So I resisted the overwhelming urge to drive down and get Bear, I waited it out with what I think was quite admirable restraint. On Friday morning, the day I named 'The Return of the Bear' I woke up feeling all excited and brimming full of anticipation. The princess was coming home and god damn I'd missed her.
I had booked the day off work and I had it all planned out. I would be there way before she arrived but I would not act like a Smother (mother who smothers), I would be all calm and collected. I would resist the urge to sniff her hair and squidge her little belly. I would NOT be embarrassing, I would be you know... all cool.
So 12 o clock arrived and Vix and I (who was off school for the afternoon and yeah... ummm... she had permission...) were ready and waiting outside the school. It was blazing hot and we were both struggling with the heat. Neither of us can do heat, we both shrivel like vampires. In fact the girls have been known (on a Saturday afternoon when they've been up for less than an hour - a practice I thoroughly encourage) to scream it burns it burns if I dare open the curtains.
I digress, so there we were cringing from the sun when Vix gives me the LOOK.
'I'm hungry,' she says.
'Yes,' I agree. 'Me too.'
'There's a Subway round the corner.'
'We might miss your sister, we have to be here when she arrives,'
Vix fidgeted, 'Yeah I suppose... they've got steak and cheese on though and cookies.'
I fidget a bit too and give her the LOOK back.

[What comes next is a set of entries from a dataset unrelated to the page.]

int pcp_frame_visible(pcp_context *ctx, int32_t frame, int64_t capacity, int32_t *out_index, uint8_t *out_rgb,
                      uint16_t *out_mask, float *out_xyz_cam, float *out_xyz_world, int64_t *out_count) {
  int rc = check_ready(ctx, "pcp_frame_visible", true);
  if (rc != PCP_OK) return rc;
  if ((rc = check_frame(ctx, "pcp_frame_visible", frame)) != PCP_OK) return rc;
  if (capacity < 0) return set_error(ctx, PCP_ERR_INVALID, "pcp_frame_visible: negative capacity");
  const int64_t n = ctx->n;
  if (out_count) *out_count = 0;
  if (n == 0) return PCP_OK;
  if ((rc = ensure_images(ctx)) != PCP_OK) return rc;
  if ((rc = wait_images(ctx, frame, frame + 1)) != PCP_OK) return rc;
  int64_t m = 0;
  if ((rc = visible_indices(ctx, frame, &m)) != PCP_OK) return rc;
  const size_t plane = plane_of(ctx);
  if (out_count) *out_count = m;
  const int64_t take = std::min(m, capacity);
  if (take == 0) return PCP_OK;
  const size_t st = static_cast<size_t>(take);
  PCP_HIP_TRY(ctx, ctx->s_range.ensure(st + 4));
  const bool want_cam = out_xyz_cam != nullptr, want_world = out_xyz_world != nullptr;
  PCP_HIP_TRY(ctx, ctx->s_cam.ensure((want_cam ? 3 * st : 0) + (want_world ? 3 * st : 0) + 4));
  float *d_cam = want_cam ? ctx->s_cam.p : nullptr;
  float *d_world = want_world ? ctx->s_cam.p + (want_cam ? 3 * st : 0) : nullptr;
  const int64_t px = static_cast<int64_t>(ctx->dcam.img_w) * ctx->dcam.img_h;
  {
    LaunchTimer t(ctx, PCP_K_MISC);
    hipLaunchKernelGGL(k_gather_visible, dim3(blocks_for(take)), dim3(kBlock), 0, ctx->stream, ctx->xyz.p,
                       ctx->xyz.p + plane, ctx->xyz.p + 2 * plane, ctx->dcam, ctx->hframes[static_cast<size_t>(frame)],
                       ctx->s_cell.p, take, ctx->images.p + static_cast<int64_t>(frame) * px,
                       static_cast<int32_t>(ctx->image_set[static_cast<size_t>(frame)]),
                       static_cast<int32_t>(ctx->mask_set[static_cast<size_t>(frame)]),
                       reinterpret_cast<uint32_t *>(ctx->s_range.p), d_cam, d_world);
    PCP_HIP_TRY(ctx, hipGetLastError());
  }
  std::vector<uint32_t> rgbm;
  if (out_rgb || out_mask) {
    rgbm.resize(st);
    PCP_HIP_TRY(ctx, hipMemcpyAsync(rgbm.data(), ctx->s_range.p, st * 4, hipMemcpyDeviceToHost, ctx->stream));
  }
  if (out_index) PCP_HIP_TRY(ctx, hipMemcpyAsync(out_index, ctx->s_cell.p, st * 4, hipMemcpyDeviceToHost, ctx->stream));
  if (want_cam) PCP_HIP_TRY(ctx, hipMemcpyAsync(out_xyz_cam, d_cam, 3 * st * 4, hipMemcpyDeviceToHost, ctx->stream));
  if (want_world) PCP_HIP_TRY(ctx, hipMemcpyAsync(out_xyz_world, d_world, 3 * st * 4, hipMemcpyDeviceToHost, ctx->stream));
  PCP_HIP_TRY(ctx, hipStreamSynchronize(ctx->stream));
  for (size_t k = 0; k < rgbm.size(); ++k) {
    if (out_rgb) {
      out_rgb[3 * k + 0] = static_cast<uint8_t>(rgbm[k] & 0xffu);
      out_rgb[3 * k + 1] = static_cast<uint8_t>((rgbm[k] >> 8) & 0xffu);
      out_rgb[3 * k + 2] = static_cast<uint8_t>((rgbm[k] >> 16) & 0xffu);
    }
    if (out_mask) out_mask[k] = static_cast<uint16_t>(rgbm[k] >> 24);
  }
  return PCP_OK;
}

The LOOK is our way of saying yeah we shouldn't but let's argue a bit to pretend we're not gonna and then do it anyway.
'We have to be really quick,' I say.
'Of course.'
Two foot long steak and cheeses later, two chocolate chip cookies and a pint of diet coke and we're still waiting. The coach is stuck on the motorway - typical eh? The sun continues to torment us and I can't even have a crafty smoke seeing as we're on school grounds. A half hour later we hear a rumbling and there it is!! Haha she arrives. The coach drives right past me and I can see her little face in the window. Vix and I rush up to the coach and... wait. Unsurprisingly she is the last off the coach.

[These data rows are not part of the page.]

static void destroy_handle(rg_handle *h) {
    if (!h) return;
    (void)hipSetDevice(h->device);
    for (rg_handle *sh : h->sub) destroy_handle(sh);
    h->sub.clear();
    (void)hipStreamSynchronize(h->stream);
    if (h->comm) (void)comm_release(h, true);
    if (h->side) { (void)hipStreamSynchronize(h->side); (void)hipStreamDestroy(h->side); }
    if (h->side2) { (void)hipStreamSynchronize(h->side2); (void)hipStreamDestroy(h->side2); }
    if (h->side3) { (void)hipStreamSynchronize(h->side3); (void)hipStreamDestroy(h->side3); }
    for (int k = 0; k < RG_TIMED_KERNELS; k++) for (auto &e : h->ev[k]) (void)hipEventDestroy(e);
    if (h->obs_scratch) (void)hipFree(h->obs_scratch);
    if (h->pin_keys) (void)hipHostFree(h->pin_keys);
    if (h->pin_err) (void)hipHostFree(h->pin_err);
    free_all(h);
    delete h;
}

void rg_destroy(rg_t *h) { destroy_handle(h); }

int rg_dims(const rg_t *h, int *height, int *width, int *symbols, int *n_env) {
    if (height) *height = h->cfg.height;
    if (width) *width = h->cfg.width;
    if (symbols) *symbols = h->planes_sym;
    if (n_env) *n_env = h->S.n;
    return 0;
}

int rg_env_dims(const rg_t *h, int32_t *heights, int32_t *widths) {
    for (int i = 0; i < h->S.n; i++) {
        const RgConfig &c = h->sub.empty() ? h->cfg : h->sub[h->g_of[i]]->cfg;
        if (heights) heights[i] = c.height;
        if (widths) widths[i] = c.width;
    }
    return 0;
}
static bool refuse_mixed(rg_handle *h, const char *what) {
    if (!h->mixed) return false;
    h->err = std::string(what) + ": the envs of this batch differ in width / height, so there is no [n_env][H][W] tensor (per-env sizes: rg_env_dims; "
             "ragged host copies: rg_fetch_states; or one handle per size)";
    return true;
}

int rg_env_symbols(const rg_t *h, int32_t *out_host) {
    if (h->sub.empty()) { for (int i = 0; i < h->S.n; i++) out_host[i] = h->cfg.symbols; return 0; }
    for (int i = 0; i < h->S.n; i++) out_host[i] = h->sub[h->g_of[i]]->cfg.symbols;
    return 0;
}

int rg_set_stream(rg_t *h, void *hip_stream) {
    for (rg_handle *sh : h->sub) SUBCHK(h, sh, rg_set_stream(sh, hip_stream));
    HIPCHK(h, hipStreamSynchronize(h->stream));
    if (h->side) { HIPCHK(h, hipStreamSynchronize(h->side)); HIPCHK(h, hipStreamSynchronize(h->side2)); HIPCHK(h, hipStreamSynchronize(h->side3)); }
    h->stream = (hipStream_t)hip_stream;
    return 0;
}

int rg_seed(rg_t *h, const uint64_t *seed_lo, const uint64_t *seed_hi, int n) {
    if (n > h->S.n) n = h->S.n;
    if (n <= 0) return 0;
    HIPCHK(h, hipSetDevice(h->device));
    if (!h->sub.empty()) {
        for (rg_handle *sh : h->sub) {
            std::vector<uint64_t> lo, hi;
            for (int l = 0; l < sh->S.n && sh->ext[l] < n; l++) { lo.push_back(seed_lo[sh->ext[l]]); hi.push_back(seed_hi ? seed_hi[sh->ext[l]] : 0); }
            if (!lo.empty()) SUBCHK(h, sh, rg_seed(sh, lo.data(), hi.data(), (int)lo.size()));
        }
        return 0;
    }
    for (int i = 0; i < n; i++) { h->seed_lo[i] = seed_lo[i]; h->seed_hi[i] = seed_hi ? seed_hi[i] : 0; h->reseed[i] = 0; }
    if (h->spares) {
        HIPCHK(h, hipStreamSynchronize(h->side));
        HIPCHK(h, hipStreamSynchronize(h->side2));
        HIPCHK(h, hipStreamSynchronize(h->side3));
        for (int sl = 0; sl < h->S.sp_slots; sl++) HIPCHK(h, hipMemsetAsync(h->S.sp_ready + (size_t)sl * h->S.n, 0, (size_t)n * 4, h->stream));
        if (h->regen_idle_after >= 0) h->regen_idle_after = 2;
        h->regen_bulk = 2;
    }
    return upload_seeds(h, (size_t)n);
}

int rg_reset(rg_t *h) {
    HIPCHK(h, hipSetDevice(h->device));
    if (!h->sub.empty()) {
        for (rg_handle *sh : h->sub) SUBCHK(h, sh, rg_reset(sh));
        h->screens_stale = true;
        return assemble_small(h);
    }
    h->S.stair_gen = h->stair_gen++;
    { TimedLaunch t(h, 3); rgk_build(&h->S, &h->cfg, h->stream); }
    HIPCHK(h, hipGetLastError());
    h->render_pending = true;
    h->bound_valid = false;
    return 0;
}

static int obs_common(rg_t *h, uint32_t status_flag, int with_hist, int kind, float *out_dev);
int rg_step(rg_t *h, const uint8_t *keys, int keys_on_device) { return rg_step_prefix(h, keys, h->S.n, keys_on_device); }
int rg_step_obs_gray(rg_t *h, const uint8_t *keys, int keys_on_device, uint32_t status_flag, int with_hist, float *out_dev) {
    return rg_step_prefix(h, keys, h->S.n, keys_on_device) ? 1 : obs_common(h, status_flag, with_hist, 0, out_dev);
}

int rg_step_prefix(rg_t *h, const uint8_t *keys, int n_keys, int keys_on_device) {
    HIPCHK(h, hipSetDevice(h->device));
    if (n_keys < 0) { h->err = "rg_step_prefix: negative key count"; return 1; }
    if (n_keys > h->S.n) n_keys = h->S.n;
    if (!h->sub.empty()) {
        const uint8_t *dkeys = keys;
        if (!keys_on_device) {
            if (!h->d_keys && !dev_alloc(h, &h->d_keys, (size_t)h->S.n)) return 1;
            HIPCHK(h, hipMemcpyAsync(h->d_keys, keys, (size_t)n_keys, hipMemcpyHostToDevice, h->stream));
            dkeys = h->d_keys;
        }
        for (rg_handle *sh : h->sub) {
            int m = 0;
            while (m < sh->S.n && sh->ext[m] < n_keys) m++;
            if (m) rgk_gather_keys(dkeys, sh->d_ext, sh->d_keys_sub, m, h->stream);
            SUBCHK(h, sh, rg_step_prefix(sh, sh->d_keys_sub, m, 1));
        }
        HIPCHK(h, hipGetLastError());
        h->screens_stale = true;
        return assemble_small(h);
    }
    if (flush_render(h)) return 1;
    const uint8_t *dk = keys;
    if (!keys_on_device) {
        HIPCHK(h, hipMemcpyAsync(h->d_keys, keys, (size_t)n_keys, hipMemcpyHostToDevice, h->stream));
        dk = h->d_keys;
    }
    h->S.n_keys = n_keys;
    static const int regen_every = RG_DEV_ENV("ROGUE_GYM_HIP_REGEN_EVERY") ? atoi(RG_DEV_ENV("ROGUE_GYM_HIP_REGEN_EVERY")) : 1;
    h->step_count++;
    bool regen = h->spares && (regen_every <= 1 || h->step_count % (uint64_t)regen_every == 0);
    if (regen && h->regen_idle_after >= 0) { if (h->regen_idle_after == 0) regen = false; else h->regen_idle_after--; }
    static const bool no_stair_waves = getenv("ROGUE_GYM_HIP_NO_STAIR_WAVES") != nullptr;
    {
        TimedLaunch t(h, 0, true);
        h->S.stair_gen = h->stair_gen++;
        h->S.obs_par = (int32_t)(h->step_count & 1); h->bound_steps++;
        (void)rgk_step(&h->S, h->d_SP, &h->cfg, dk, h->spares ? 1 : 0, no_stair_waves ? -1 : 0, h->stream, t.start_ev(), t.stop_ev());
    }
    HIPCHK(h, hipGetLastError());
    if (regen) {
        TimedLaunch t(h, 4, true);
        if (h->lane_regen) {
            static const int lane_waves = RG_DEV_ENV("ROGUE_GYM_HIP_LANE_WAVES") ? atoi(RG_DEV_ENV("ROGUE_GYM_HIP_LANE_WAVES")) : 256;
            static const int lane_every = RG_DEV_ENV("ROGUE_GYM_HIP_LANE_EVERY") ? atoi(RG_DEV_ENV("ROGUE_GYM_HIP_LANE_EVERY")) : 16;
            static const bool time_lanes = RG_DEV_ENV("ROGUE_GYM_HIP_TIME_LANES") != nullptr;
            const bool lanes_now = h->regen_bulk > 0 || h->step_count - h->lane_last >= (uint64_t)(lane_every > 0 ? lane_every : 1);
            static const int urgent_mode = RG_DEV_ENV("ROGUE_GYM_HIP_URGENT_AT0") ? 3 : 2;
            rgk_regen(&h->SP, &h->cfg, 0, urgent_mode, h->S.launch_mark, (uint32_t)h->S.stair_gen + 1u, h->d_err, h->side, time_lanes ? nullptr : t.start_ev(), time_lanes ? nullptr : t.stop_ev());
            if (time_lanes && !lanes_now) t.cancel();
            if (lanes_now) {
                h->lane_last = h->step_count;
                h->lane_flip ^= 1;
                rgk_regen_gate(h->S.launch_mark, (uint32_t)h->S.stair_gen + 1u, h->d_err, h->lane_flip ? h->side3 : h->side2);
                (void)rgk_regen_lanes(&h->SP, &h->cfg, h->lane_q + 4 * h->lane_flip, h->lane_list + (size_t)h->S.n * h->S.sp_slots * h->lane_flip, h->regen_bulk > 0 ? 1 : 0, lane_waves, h->S.sp_slots,
                                      h->lane_flip ? h->side3 : h->side2, time_lanes ? t.start_ev() : nullptr, time_lanes ? t.stop_ev() : nullptr);
            }
        } else rgk_regen(&h->SP, &h->cfg, h->regen_bulk > 0 ? 1 : 0, 1, h->S.launch_mark, (uint32_t)h->S.stair_gen + 1u, h->d_err, h->side, t.start_ev(), t.stop_ev());
        if (h->regen_bulk > 0) h->regen_bulk--;
    }
    HIPCHK(h, hipGetLastError());
    h->render_pending = true;
    return 0;
}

'Hi mom,' she says as I wrap my arms around her. I wait until her air supply is nearly gone before letting her free. The be cool don't smother resolution has disappeared. I sniff her and hug her and kiss her and though she pulls a face I can see she loves it.
'How was it babe?' I ask.
'Fine,' she replies, 'it was fine.'
I notice that her hair may not have seen the brush all week and her skin has the slightly greased up look which suggests an extreme lack of showering.
'I had a good time, there was chips and burgers and pasta and peas.'
Clearly my worries were unfounded, clearly there were no coded messages in the postcard - I was fretting over nothing at all... I look down and notice her socks. They look strangely familiar.

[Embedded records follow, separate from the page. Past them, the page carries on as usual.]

template <int R, int C, typename CT>
struct MediumLoads {
  using G = MediumGeom<R, C>;
  static constexpr int SIZE = R * C;
  static constexpr int kSteps = (G::NB * SIZE + 767) / 768;
  static constexpr bool kPipelined = G::kPipelined;
  using Raw = typename std::conditional<sizeof(CT) == 2, uint2, int4>::type;
  Raw x[kSteps], y[kSteps], b[kSteps];
  float dc[G::CY];
};

template <typename CT>
__device__ __forceinline__ void UnpackCoeffs(const uint2 v, int32_t* q) {
  q[0] = (int16_t)(v.x & 0xffff);
  q[1] = (int32_t)v.x >> 16;
  q[2] = (int16_t)(v.y & 0xffff);
  q[3] = (int32_t)v.y >> 16;
}
template <typename CT>
__device__ __forceinline__ void UnpackCoeffs(const int4 v, int32_t* q) {
  q[0] = v.x;
  q[1] = v.y;
  q[2] = v.z;
  q[3] = v.w;
}

template <int R, int C, typename CT>
__device__ __forceinline__ void MediumFetch(const DevFrame& f, const BlockHdr* hdr, int nb,
                                            MediumLoads<R, C, CT>& ld) {
  using G = MediumGeom<R, C>;
  using LD = MediumLoads<R, C, CT>;
  using Raw = typename LD::Raw;
  const int tid = Tid();
  const int c = tid >> 6, lane = tid & 63;
  const int b = lane / G::ML, i = lane % G::ML;
  if (b < nb && i < G::CX) {
    const BlockHdr& h = hdr[b];
    const float* dc = f.dc[c] + (size_t)h.aby * f.xsb + h.abx + i;
#pragma unroll
    for (int y = 0; y < G::CY; y++) ld.dc[y] = dc[(size_t)y * f.xsb];
  }
#pragma unroll
  for (int it = 0; it < LD::kSteps; it++) {
    const int k4 = tid * 4 + it * 768;
    if (k4 < nb * LD::SIZE) {
      const int vb = k4 / LD::SIZE, k = k4 % LD::SIZE;
      const size_t at = hdr[vb].coef + k;
      ld.x[it] = *(const Raw*)((const CT*)f.coeffs[0] + at);
      ld.y[it] = *(const Raw*)((const CT*)f.coeffs[1] + at);
      ld.b[it] = *(const Raw*)((const CT*)f.coeffs[2] + at);
    }
  }
}

struct TabStep {
  float4 x, y, b;
};

template <int R, int C, int STRATEGY, typename CT>
__device__ __forceinline__ void MediumBatch(const DevFrame& f, const BlockHdr* hdr, int nb,
                                            const MediumLoads<R, C, CT>& ld, unsigned char* smem) {
  using G = MediumGeom<R, C>;
  using LD = MediumLoads<R, C, CT>;
  constexpr int L = G::L, ML = G::ML, NB = G::NB, LP = G::LP, TP = G::TP, BUF = G::BUF;
  constexpr int CY = G::CY, CX = G::CX;
  constexpr int SIZE = R * C;
  constexpr uint32_t kTab = DequantOffset(STRATEGY);
  float(*buf)[NB][BUF] = reinterpret_cast<float(*)[NB][BUF]>(smem);
  float(*dcp)[NB][CY * CX] = reinterpret_cast<float(*)[NB][CY * CX]>(smem + 12 * NB * BUF);
  const int tid = Tid();

  const int c = tid >> 6, lane = tid & 63;
  const int b = lane / ML, i = lane % ML;
  const bool active = b < nb;
  const int bb = active ? b : 0;
  float* m = &buf[c][bb][0];
  float* dp = &dcp[c][bb][0];

// ... 480 lines not shown
struct UnitPick {
  int index;
  int cls;
  uint32_t first;
  uint32_t n;
};

template <int N>
__device__ __forceinline__ UnitPick PickUnit(const FamilyEntry (&fam)[N], const uint32_t* cnt,
                                             uint32_t u) {
  UnitPick p{-1, 0, 0, 0};
  uint32_t base = 0;
#pragma unroll
  for (int i = 0; i < N; i++) {
    const uint32_t units = (cnt[i] + fam[i].unit_varblocks - 1) / fam[i].unit_varblocks;
    if (p.index < 0 && u < base + units) {
      p.index = i;
      p.cls = fam[i].cls;
      p.first = (u - base) * fam[i].unit_varblocks;
      p.n = cnt[i];
    }
    base += units;
  }
  return p;
}

static constexpr int kLdsFamilyA = MediumGeom<64, 64>::kLdsBytes;
static_assert(TransposeLdsBytes<32>() <= kLdsFamilyA && TransposeLdsBytes<16>() <= kLdsFamilyA && TransposeLdsBytes<8>() <= kLdsFamilyA,
              "the row-per-lane units of k_transform_r transpose through family A's allocation");
static_assert(sizeof(BlockHdr) <= 48, "header slots are 48 bytes");
static_assert(MediumGeom<64, 32>::kLdsBytes <= kLdsFamilyA && MediumGeom<32, 64>::kLdsBytes <= kLdsFamilyA, "");

static constexpr FamilyEntry kFamilyA[3] = {{kClsMedium0 + 8, 1}, {kClsMedium0 + 9, 2}, {kClsMedium0 + 10, 2}};
static constexpr FamilyEntry kFamilyR16[3] = {{kClsMedium0 + 2, 16}, {kClsMedium0 + 0, 32}, {kClsMedium0 + 1, 32}};
static constexpr FamilyEntry kFamilyR32[5] = {{kClsMedium0 + 7, 8},  {kClsMedium0 + 5, 16}, {kClsMedium0 + 6, 16},
                                              {kClsMedium0 + 3, 32}, {kClsMedium0 + 4, 32}};
static_assert(kMediumStrategy[8] == 18 && kMediumStrategy[9] == 19 && kMediumStrategy[10] == 20 &&
              kMediumStrategy[7] == 5 && kMediumStrategy[5] == 10 && kMediumStrategy[6] == 11 &&
              kMediumStrategy[2] == 4 && kMediumStrategy[3] == 8 && kMediumStrategy[4] == 9 &&
              kMediumStrategy[0] == 6 && kMediumStrategy[1] == 7, "class table mismatch");

template <int N, typename Body>
__device__ __forceinline__ void UnitDispatch(const FamilyEntry (&fam)[N], const WorkLists& wl,
                                             Body&& body, uint32_t wg_index, uint32_t num_wgs,
                                             uint32_t skip_mask = 0) {
  uint32_t cnt[N];
#pragma unroll
  for (int i = 0; i < N; i++)
    cnt[i] = (skip_mask >> i) & 1u ? 0u : wl.count[fam[i].cls * kCounterPad];
  for (uint32_t u = wg_index;; u += num_wgs) {
    const UnitPick pick = PickUnit(fam, cnt, u);
    if (pick.index < 0) return;
    body(pick.index, wl.list[pick.cls], pick.first, pick.n);
    __syncthreads();
  }
}

static constexpr FamilyEntry kFamilyA1[3] = {{kClsMedium0 + 8, 1}, {kClsMedium0 + 9, 1}, {kClsMedium0 + 10, 1}};

__device__ __forceinline__ void FamilyALoop16(const DevFrame& f, const WorkLists& wl, unsigned char* smem, uint32_t wg_index,
                                              uint32_t num_wgs) {
  uint32_t cnt[3];
#pragma unroll
  for (int i = 0; i < 3; i++) cnt[i] = wl.count[kFamilyA1[i].cls * kCounterPad];
  uint32_t u = wg_index;
  UnitPick cur = PickUnit(kFamilyA1, cnt, u);
  if (cur.index < 0) return;
  BlockHdr hc = MakeHdr(f, wl.list[cur.cls][cur.first]);
  APrefetch P;
#define JXLHIP_AREQUEST(INDEX, H)                      \
  switch (INDEX) {                                     \
    case 0: ARequest<64, 64, 18>(f, H, P); break;      \
    case 1: ARequest<64, 32, 19>(f, H, P); break;      \
    default: ARequest<32, 64, 20>(f, H, P); break;     \
  }
  JXLHIP_AREQUEST(cur.index, hc)
  for (;;) {
    const UnitPick nxt = PickUnit(kFamilyA1, cnt, u + num_wgs);
    WorkItem in{};
    if (nxt.index >= 0) in = wl.list[nxt.cls][nxt.first];
    switch (cur.index) {
      case 0: AHead<64, 64, 18>(f, hc, P, smem); break;
      case 1: AHead<64, 32, 19>(f, hc, P, smem); break;
      default: AHead<32, 64, 20>(f, hc, P, smem); break;
    }
    BlockHdr hn{};
    if (nxt.index >= 0) {
      hn = MakeHdr(f, in);
      JXLHIP_AREQUEST(nxt.index, hn)
    }
    switch (cur.index) {
      case 0: AStore<64, 64>(f, hc, smem); break;
      case 1: AStore<64, 32>(f, hc, smem); break;
      default: AStore<32, 64>(f, hc, smem); break;
    }
    if (nxt.index < 0) return;
    __syncthreads();
    cur = nxt;
    hc = hn;
    u += num_wgs;
  }
#undef JXLHIP_AREQUEST
}

template <typename CT>
__global__ __launch_bounds__(192, sizeof(CT) == 2 ? 3 : 2) void k_transform_a(DevFrame f, WorkLists wl) {
  __shared__ __attribute__((aligned(16))) unsigned char smem[kLdsFamilyA];
  if constexpr (sizeof(CT) == 2) {
    FamilyALoop16(f, wl, smem, blockIdx.x, gridDim.x);
  } else {
    UnitDispatch(kFamilyA, wl,
                 [&](int index, const WorkItem* __restrict__ list, uint32_t first, uint32_t n) {
                   switch (index) {
                     case 0: MediumUnit<64, 64, 18, CT>(f, list, first, n, smem); break;
                     case 1: MediumUnit<64, 32, 19, CT>(f, list, first, n, smem); break;
                     default: MediumUnit<32, 64, 20, CT>(f, list, first, n, smem); break;
                   }
                 },
                 blockIdx.x, gridDim.x);
  }
}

'Bare when did you last change your socks?' I ask.
She gives me her I will be a diamond thief when I'm older and there's nothing you can do about it mom look and smiles.
'I haven't.'
Em,
ReplyDeleteYou're incredibly good at capturing the everyday emotions that course through the veins of family life; gives us all a chance to stop and reflect upon the things that are really important in our lives. The relationship you describe with Bear is one that any mother - and not a few fathers - can easily identify with: I can't tell you how many times I had to retrieve my daughter, AnnaSummer, from pre-teen sleep-overs that she simply couldn't get through even with the help of her trusty companion Glo-Doll. Until one night the call did not come. The phone did not ring. No distraught squeaky voice pleading for a ride home. I was crushed. I had forgotten about that until I read your latest installment.
It's been at least fifteen years since the last incident - Anna will turn 25 this month. But it also brought back a more recent memory. I visited with AnnaSummer and her significant other (sort of a gender-neutral variation on boyf/girlf) in Austin this past Thanksgiving and when I went to sit my bags down in the guest room there on the bed, faded and scruffed beyond description, was Glo-Doll. She no longer glows when you squeeze her and the rosiness of her bulbous baby cheeks has faded almost to gray and her outfit, once sort of a yellowish, greenish plaid looks more like a woefully neglected potato sack, but the charm still beams through. I had picked her up to examine her just about the time that Anna wandered in to see if all was satisfactory and we just sort of looked at one another and smiled and I knew that I loved her as much if not more than I ever had and always would. It was one of those moments - like waiting for Bear to get off the bus and thinking you'd be cool - right. The nice thing about love is it doesn't have to be cool. It just has to be. And come to think of it that's what's cool about being a parent.